This part sounds to me like you will need to take it to a shop and at least have it pulled back out before you can do anything else. Good luck
 
Another possibility is to check with a local tow owner/driver. They tend to have a good idea who does what and how good.
 
It may have bent the frame, so like someone else mentioned you can take measurements to see or take it to a frame shop. Frames are by design able to flex and still keep thier shape. it could have gone under the bumper of the truck and not touched anything,the jeep body could have just taken the impact. I went into a ditch with mine and hit a telephone pole , my doors wouldnt close because the body buckled, but the frame was ok..
 
Use a tape measure and measure from the frames body mounts to the ground.

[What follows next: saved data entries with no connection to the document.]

struct S1Sys {
    int n, h, w;
    const double *daa, *dab, *dbb;
    const double *gx, *gy;
    const int* knn_id;
    nct_s1_graph g;
    int xcd;
    int one_xcd;
};
__device__ __forceinline__ int s1_one_xcd(int bid, int sel) { return (bid & 7) == sel - 1 ? (bid >> 3) : -1; }
__device__ __forceinline__ int s1_block_of(int bid, int nblocks, int xcd) {
    if (!xcd) return bid;
    const int q = nblocks >> 3, r = nblocks & 7, x = bid & 7, idx = bid >> 3;
    return (x < r ? x * (q + 1) : r * (q + 1) + (x - r) * q) + idx;
// ... 164 lines not shown
constexpr int S1_CHUNK = 1024;
template <bool COOP>
__device__ __forceinline__ void s1_op(const S1Sys& S, const double* __restrict__ p, int i, bool live, double (&a)[3], double (&b)[3], double (&ya)[3], double (&yb)[3], int lb = -1) {
    const int w = S.w, h = S.h;
    int e0 = 0, e1 = 0, h0 = 0, h1 = 0;
#pragma unroll
    for (int c = 0; c < 3; ++c) { a[c] = 0.0; b[c] = 0.0; ya[c] = 0.0; yb[c] = 0.0; }
    if (live) {
        const int y = i / w, x = i - y * w;
        { double own[6]; ld6(p, (size_t)i, own);
#pragma unroll
          for (int c = 0; c < 3; ++c) { a[c] = own[c]; b[c] = own[3 + c]; } }
#pragma unroll
        for (int c = 0; c < 3; ++c) {
            ya[c] = S.daa[(size_t)i * 3 + c] * a[c] + S.dab[(size_t)i * 3 + c] * b[c];
            yb[c] = S.dab[(size_t)i * 3 + c] * a[c] + S.dbb[(size_t)i * 3 + c] * b[c];
        }
        auto edge = [&](int j, double wt) {
            double q[6]; ld6(p, (size_t)j, q);
#pragma unroll
            for (int c = 0; c < 3; ++c) { ya[c] += wt * (a[c] - q[c]); yb[c] += wt * (b[c] - q[3 + c]); }
        };
        {
            const bool ex[4] = {x + 1 < w, x > 0, y + 1 < h, y > 0};
            const int nj[4] = {ex[0] ? i + 1 : i, ex[1] ? i - 1 : i, ex[2] ? i + w : i, ex[3] ? i - w : i};
            const double g4[4] = {S.gx[i], S.gx[ex[1] ? i - 1 : i], S.gy[i], S.gy[ex[3] ? i - w : i]};
            double q4[4][6];
#pragma unroll
            for (int u = 0; u < 4; ++u) ld6(p, (size_t)nj[u], q4[u]);
#pragma unroll
            for (int u = 0; u < 4; ++u)
                if (ex[u]) {
                    const double wt = 2.0 * (g4[u] * g4[u]);
#pragma unroll
                    for (int c = 0; c < 3; ++c) { ya[c] += wt * (a[c] - q4[u][c]); yb[c] += wt * (b[c] - q4[u][3 + c]); }
                }
        }
#pragma unroll
        for (int k = 0; k < 8; ++k) edge(S.knn_id[(size_t)i * 8 + k], S.g.iw2[(size_t)i * 8 + k]);
        const unsigned long long s0 = S.g.starts[i], s1 = S.g.starts[i + 1];
        e0 = lo32(s0); e1 = lo32(s1); h0 = hi32(s0); h1 = hi32(s1);
    }
    if constexpr (!COOP) {
        if (live) {
            int e = e0;
            for (; e + 4 <= e1; e += 4) {
                int j[4]; double wt[4], pv[4][6];
#pragma unroll
                for (int u = 0; u < 4; ++u) { j[u] = S.g.c_src[e + u]; wt[u] = S.g.c_w[e + u]; }
#pragma unroll
                for (int u = 0; u < 4; ++u) ld6(p, (size_t)j[u], pv[u]);
#pragma unroll
                for (int u = 0; u < 4; ++u)
#pragma unroll
                    for (int c = 0; c < 3; ++c) { ya[c] += wt[u] * (a[c] - pv[u][c]); yb[c] += wt[u] * (b[c] - pv[u][3 + c]); }
            }
            for (; e < e1; ++e) {
                const int j = S.g.c_src[e]; const double wt = S.g.c_w[e];
                double q[6]; ld6(p, (size_t)j, q);
#pragma unroll
                for (int c = 0; c < 3; ++c) { ya[c] += wt * (a[c] - q[c]); yb[c] += wt * (b[c] - q[3 + c]); }
            }
        }
    } else {
        __shared__ double s_pv[6 * S1_CHUNK];
        __shared__ double s_wt[S1_CHUNK];
        const int i0 = (lb >= 0 ? lb : (int)blockIdx.x) * 256, i1 = min(i0 + 256, S.n);
        const int E0 = lo32(S.g.starts[i0]), E1 = lo32(S.g.starts[i1]);
        for (int base = E0; base < E1; base += S1_CHUNK) {
            const int cnt = min(S1_CHUNK, E1 - base);
            for (int t = threadIdx.x; t < cnt; t += 256) {
                const int j = S.g.c_src[base + t];
                s_wt[t] = S.g.c_w[base + t];
                double q[6]; ld6(p, (size_t)j, q);
#pragma unroll
                for (int c = 0; c < 6; ++c) s_pv[c * S1_CHUNK + t] = q[c];
            }
            __syncthreads();
            const int lo = max(e0, base) - base, hi = min(e1, base + cnt) - base;
            for (int t = lo; t < hi; ++t) {
                const double wt = s_wt[t];
#pragma unroll
                for (int c = 0; c < 3; ++c) { ya[c] += wt * (a[c] - s_pv[c * S1_CHUNK + t]); yb[c] += wt * (b[c] - s_pv[(3 + c) * S1_CHUNK + t]); }
            }
            __syncthreads();
        }
    }
    bool sup = false;
    if (h1 - h0 > S1_SEG) { h0 = S.g.sup_start[i]; h1 = S.g.sup_start[i + 1]; sup = true; }
    const double* __restrict__ part = sup ? S.g.sup_part : S.g.hub_part;
    for (int sg = h0; sg < h1; ++sg) {
        double q[6]; ld6(part, (size_t)sg, q);
#pragma unroll
        for (int c = 0; c < 3; ++c) { ya[c] += q[c]; yb[c] += q[3 + c]; }
    }
}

Make sure your tires have the correct psi and you are on a known flat concrete floor.
:chug:
LG
 
The best way to measure the frame is with a tram gauge. Bolt holes should be symmetrical. You can measure diagonally between the same set of bolt holes and calculate the difference. 1/8" difference is usually within tolerance. 1/4" is getting out there. Beyond this, you will need to have the frame straightened. You can kind of make your own tram gauge to use under the Jeep by taking a known straight piece of rigid steel and lay it on the floor on a diagonal. Then, using a plumb bob, drop a line down and mark it. Do the same for the rear diagonal point. Record the measurement between the 2 points and repeat this process on the other diagonal. Subtract the 2 measurements and the difference is how far out of square your frame is.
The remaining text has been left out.